== Supplied entries ==
# xcmyz/FastVocoder

Measured on AMD Instinct MI355X. Metric: audio samples/sec + RTF @22.05kHz, HiFi-GAN-light, 1/2/4/8 MI355X, higher is better.
Workload: dtype f32 (products as split-f16 pairs, fp32 accumulate); 1 GPU; HiFi-GAN light (conf/hifigan/light.yaml) generator forward, mel 80x1000, batch 1 utterance(s) per GPU, 240000 samples each; BASELINE.json configs[1]; global_batch=1, frames=1000, parallelism=single GPU, plan_ops_per_forward=33

## Files before the change

### fastvocoder_amd/_native.py

```python
import ctypes
import os
import subprocess

import torch

_HERE = os.path.dirname(os.path.abspath(__file__))
LIB_PATH = os.path.join(_HERE, "libfastvocoder_hip.so")
_CSRC = os.path.join(_HERE, "csrc")
SOURCES = ["conv_mfma.hip", "api.hip", "plan.hip", "pack.hip", "pqmf.hip", "wav_sink.hip", "mel.hip", "resample.hip", "griffin_lim.hip", "stft_loss.hip", "stft_loss_grad.hip", "stft_mag_grad.hip", "disc.hip", "disc_grad.hip", "disc_wgrad.hip", "mpd.hip", "mpd_grad.hip", "mpd_wgrad.hip", "gen_grad.hip", "gen_grad_bf16.hip", "basis_grad.hip", "basis_learn.hip", "optim.hip", "conv_inst_narrow.hip",
           "pair_launch.hip", "pair_inst_c16.hip", "pair_inst_c32.hip", "pairh_inst_c16.hip", "pairh_inst_c32.hip",
           "convh_launch.hip", "convh_inst_c64.hip", "convh_inst_c128.hip", "convt_inst.hip",
           "convg_inst.hip", "convr_inst.hip", "convtn_inst.hip", "convk_inst.hip", "convq2_inst.hip",
           "mrfh_launch.hip", "mrfh_inst_a.hip", "mrfh_inst_b.hip", "mrfw_inst.hip", "convtl_inst.hip", "convs2_inst.hip", "convu2_inst.hip"] + \
          [f"conv_inst_s{i}.hip" for i in range(6)]
HEADERS = ["fv_internal.h", "launch_host.hpp", "conv_kernels.hpp", "pair_kernels.hpp", "pair_inst.hpp", "pairh_kernels.hpp",
           "pairh_inst.hpp", "convh_kernels.hpp", "convh_inst.hpp", "convr_kernels.hpp",
           "convtn_kernels.hpp", "convk_kernels.hpp", "convq2_kernels.hpp", "mrfh_kernels.hpp", "mrfh_inst.hpp", "mrfw_kernels.hpp", "convtl_kernels.hpp", "convs2_kernels.hpp", "convu2_kernels.hpp", "api_internal.h", "stft_core.hpp", "basis_grad_host.hpp", "wgrad_tile.hpp", "gen_grad_host.hpp"]

PAD_ZERO, PAD_REFLECT = 0, 1
PAD_CAUSAL = 2
POST_NONE, POST_TANH, POST_RELU = 0, 1, 2
SLOT_NONE, SLOT_IN, SLOT_OUT, SLOT_TMP0, MAX_SLOTS = -1, 0, 1, 2, 32
SLOT_AUX_IN0, SLOT_AUX_IN1, SLOT_OUT2 = 28, 29, 30
ABI_VERSION = 18
# ... 260 lines not shown
                                     ctypes.POINTER(f), i, i, vp]
    L.fv_mpd_conv_first.argtypes = [vp, vp, vp, vp, i, i64, i, f, vp]
    L.fv_packed_period_conv_floats.argtypes = [i, i]
    L.fv_packed_period_conv_floats.restype = i64
    L.fv_pack_period_conv.argtypes = [vp, vp, i, i, vp]
    L.fv_period_conv.argtypes = [vp, vp, vp, vp, i, i, i, i, i, f, vp]
    L.fv_packed_period_conv_grad_floats.argtypes = [i, i]
    L.fv_packed_period_conv_grad_floats.restype = i64
    L.fv_pack_period_conv_grad.argtypes = [vp, vp, i, i, vp]
    L.fv_period_conv_input_grad.argtypes = [vp, vp, vp, vp, vp, i, i, i, i, i, f, vp]
    L.fv_mpd_first_input_grad.argtypes = [vp, vp, vp, vp, vp, i, i64, i, f, vp]
    L.fv_fold_batchnorm_conv.argtypes = [vp, vp, vp, vp, vp, vp, f, vp, vp, i, i, i, vp]
    L.fv_packed_upsample_conv1d_floats.argtypes = [i, i, i, i, i]
    L.fv_packed_upsample_conv1d_floats.restype = i64
    L.fv_pack_upsample_conv1d_weight.argtypes = [vp, vp, i, i, i, i, i, vp]
    L.fv_upsample_conv1d_fused.argtypes = [vp, vp, vp, vp, vp, i, i, i, i, i, i, i, f, i, f, vp]
    L.fv_plan_add_upsample_conv1d.argtypes = [vp, i, i, i, vp, vp, i, i, i, i, i, f, i, f]
    pp = ctypes.POINTER(vp)
    L.fv_packed_pair_floats.argtypes = [i, i]
    L.fv_packed_pair_floats.restype = i64
    L.fv_pack_pair_weight.argtypes = [vp, vp, i, i, vp]
    L.fv_resblock1_fused.argtypes = [i, pp, pp, pp, pp, pp, pp, pp, ctypes.POINTER(i), i, i, i, i, f, f, vp]
    L.fv_mrf_stage.argtypes = [pp, pp, pp, pp, pp, vp, vp, ctypes.POINTER(i), i, i, i, i, f, f, i, f, vp]
    L.fv_plan_add_resblock_pair.argtypes = [vp, i, i, i, vp, vp, vp, vp, i, i, i, f, f]
    L.fv_packed_pair_floats_ex.argtypes = [i, i, i]
    L.fv_packed_pair_floats_ex.restype = i64
    L.fv_pack_pair_weight_ex.argtypes = [vp, vp, i, i, i, vp, vp]
    L.fv_resblock1_fused_ex.argtypes = [i, pp, pp, pp, pp, pp, pp, pp, pp, pp, pp, ctypes.POINTER(i), i, i, i, i, f, f,
                                        i, f, i, vp, vp]
    L.fv_plan_add_resblock_pair_ex.argtypes = [vp, i, i, i, i, i, i, vp, vp, vp, vp, i, i, i, f, f, i, f, i]
    L.fv_conv1d_split_f16.argtypes = [i, pp, pp, pp, pp, pp, pp, pp, pp, ctypes.POINTER(i), i, i, i, i, i, f, f, i, f, vp, vp]
    L.fv_plan_set_pair_output_conv.argtypes = [vp, vp, vp, i, f, i]
    L.fv_packed_mrf_stage_floats.argtypes = [i, ctypes.POINTER(i)]
    L.fv_packed_mrf_stage_floats.restype = i64
    L.fv_pack_mrf_stage_split_f16.argtypes = [pp, pp, pp, pp, vp, i, ctypes.POINTER(i), vp, vp]
    L.fv_mrf_stage_workspace_bytes.argtypes = [i]
    L.fv_mrf_stage_workspace_bytes.restype = i64
    L.fv_mrf_stage_split_f16.argtypes = [vp, vp, vp, vp, i, i, i, ctypes.POINTER(i), ctypes.POINTER(i), f, f, i, f, vp, vp, vp,
                                         vp, i64, vp, vp]
    L.fv_plan_add_mrf_stage_split_f16.argtypes = [vp, i, i, i, vp, i, ctypes.POINTER(i), ctypes.POINTER(i), f, f, i, f, vp, i64]
    L.fv_plan_add_conv1d_split_f16.argtypes = [vp, i, i, i, i, i, i, vp, vp, i, i, i, i, f, f, i, f]
    L.fv_plan_add_mrf_sum.argtypes = [vp, ctypes.POINTER(i), i, i, pp, pp, pp, pp, i, ctypes.POINTER(i), i, f, f, i, f]
    L.fv_plan_create.argtypes = [i]
    L.fv_plan_create.restype = vp
    L.fv_plan_destroy.argtypes = [vp]
    L.fv_plan_destroy.restype = None
    L.fv_plan_add_conv1d.argtypes = [vp, i, i, i, i, i, i, vp, vp, i, i, i, i, i, i, f, f, i, f]
    L.fv_plan_add_conv_transpose1d.argtypes = [vp, i, i, i, vp, vp, i, i, i, i, i, i, f, i, f]
    L.fv_plan_add_pqmf_synthesis.argtypes = [vp, i, i, vp, i, i]
    L.fv_plan_set_guard.argtypes = [vp, vp]
    L.fv_plan_check_range.argtypes = [vp, vp]
    L.fv_tuning_set.argtypes = [ctypes.c_char_p, i]
    L.fv_debug_pair_schedule.argtypes = [i, ctypes.POINTER(i), ctypes.POINTER(i), i, i, i, ctypes.POINTER(ctypes.c_uint)]
    L.fv_plan_set_group.argtypes = [vp, i]
    L.fv_plan_output_shape.argtypes = [vp, i, ctypes.POINTER(i), ctypes.POINTER(i64)]
    L.fv_plan_workspace_bytes.argtypes = [vp, i, i]
    L.fv_plan_workspace_bytes.restype = i64
    L.fv_plan_run.argtypes = [vp, i, i, vp, vp, vp, i64, vp]
    L.fv_plan_run_aux.argtypes = [vp, i, i, vp, vp, vp, ctypes.POINTER(vp), ctypes.POINTER(i), vp, i64, vp]
    L.fv_plan_set_output_offset.argtypes = [vp, i, i]
    L.fv_plan_slot_shape.argtypes = [vp, i, i, ctypes.POINTER(i), ctypes.POINTER(i64)]
    L.fv_plan_num_ops.argtypes = [vp]
    L.fv_profile_enable.argtypes = [i]
    L.fv_profile_bracket_cost.argtypes = [vp, i, ctypes.POINTER(ctypes.c_double)]
    L.fv_profile_mfma_f16_rate.argtypes = [vp, i64, i, i, vp, ctypes.POINTER(ctypes.c_double)]
    L.fv_profile_collect.argtypes = [i, ctypes.POINTER(i64), ctypes.POINTER(ctypes.c_double),
                                     ctypes.POINTER(ctypes.c_double), ctypes.POINTER(ctypes.c_double)]
    if L.fv_version() != ABI_VERSION:
        raise NativeError(f"ABI mismatch: library reports {L.fv_version()}, binding expects {ABI_VERSION}")
    _lib = L
    return L


def check(rc):
    if rc != 0:
        raise NativeError(f"libfastvocoder_hip error {rc}: {lib().fv_last_error().decode()}")


def _ptr(t, name="tensor", allow_none=False):
    if t is None:
        if allow_none:
            return None
        raise NativeError(f"{name} is None")
    if not t.is_cuda:
        raise NativeError(f"{name} lives on {t.device}; the HIP kernels need a ROCm device "
                          "tensor (there is no CPU path in fastvocoder_amd)")
    if t.dtype != torch.float32 or not t.is_contiguous():
        raise NativeError(f"{name} must be contiguous float32, got {t.dtype} "
                          f"contiguous={t.is_contiguous()}")
    return t.data_ptr()


class _on:

    def __init__(self, *tensors):
        devs = {t.device for t in tensors if t is not None}
        if len(devs) != 1:
            raise NativeError(f"operands of a native call must share one ROCm device, got {sorted(map(str, devs))}")
        self.dev = devs.pop()
        if self.dev.type != "cuda":
            raise NativeError(f"operands live on {self.dev}; the HIP kernels need a ROCm device tensor "
                              "(there is no CPU path in fastvocoder_amd)")
        self._guard = torch.cuda.device(self.dev)

    def __enter__(self):
        self._guard.__enter__()
        return torch.cuda.current_stream(self.dev).cuda_stream

    def __exit__(self, *exc):
        return self._guard.__exit__(*exc)


class GuardWord:

    def __init__(self):
        self.t = torch.zeros(2, dtype=torch.int32).pin_memory()

    def ptr(self, i=0):
        return self.t.data_ptr() + 4 * i

    def peek(self, i=0):
        return int(self.t[i])

    def clear(self, i=0):
        self.t[i] = 0


def tuning_set(key, value):
    check(lib().fv_tuning_set(key.encode(), int(value)))


def debug_pair_schedule(n_items, cost, nblk, mode=0, three_members=False):
    n = len(n_items)
    arr = ctypes.c_int * n
    table = (ctypes.c_uint * 512)()
    rc = lib().fv_debug_pair_schedule(n, arr(*[int(v) for v in n_items]), arr(*[int(v) for v in cost]), int(nblk), int(mode),
                                      1 if three_members else 0, table)
    check(rc if rc < 0 else 0)
    if rc == 1:
        out = []
        for b in range(nblk):
            w0, w1 = table[2 * b], table[2 * b + 1]
            e = [w0 & 0xFFFF, w0 >> 16, w1 & 0xFFFF]
            out.append([(v & 2047, v >> 11) for v in e[:n]])
        return 1, out
    if rc == 2:
        return 2, [int(table[i]) for i in range(nblk)]
    return 0, None


def _flag_ptr(flag):
    if flag is None:
        return None
    if isinstance(flag, GuardWord):
        return flag.ptr(1)
    if isinstance(flag, int):
        return flag
    return flag.data_ptr()


def _guard_ptr(guard):
    if guard is None:
        return None
    if isinstance(guard, GuardWord):
        return guard.ptr(0)
    return guard.data_ptr()



def fold_weight_norm(v, g):
    v = v.detach().contiguous().float()
    g = g.detach().contiguous().float()
    w = torch.empty_like(v)
    with _on(v, g) as stream:
        check(lib().fv_fold_weight_norm(_ptr(v, "v"), _ptr(g, "g"), _ptr(w), v.shape[0], v[0].numel(), stream))
    return w


def pack_conv1d(w):
    w = w.detach().contiguous().float()
    cout, cin, k = w.shape
    out = torch.empty(lib().fv_packed_conv1d_floats(cout, cin, k), dtype=torch.float32, device=w.device)
    with _on(w) as stream:
        check(lib().fv_pack_conv1d_weight(_ptr(w, "w"), _ptr(out), cout, cin, k, stream))
    return out


def pack_conv_transpose1d(w, stride, pad):
    w = w.detach().contiguous().float()
    cin, cout, k = w.shape
    n = lib().fv_packed_conv_transpose1d_floats(cin, cout, k, stride, pad)
    out = torch.empty(n, dtype=torch.float32, device=w.device)
    with _on(w) as stream:
        check(lib().fv_pack_conv_transpose1d_weight(_ptr(w, "w"), _ptr(out), cin, cout, k, stride, pad, stream))
    return out
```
===
▶ _Problem to solve_
The answer should consist of every line above in which "detach" appears.

▶ _Answer to this problem_
    v = v.detach().contiguous().float()
    g = g.detach().contiguous().float()
    w = w.detach().contiguous().float()
    w = w.detach().contiguous().float()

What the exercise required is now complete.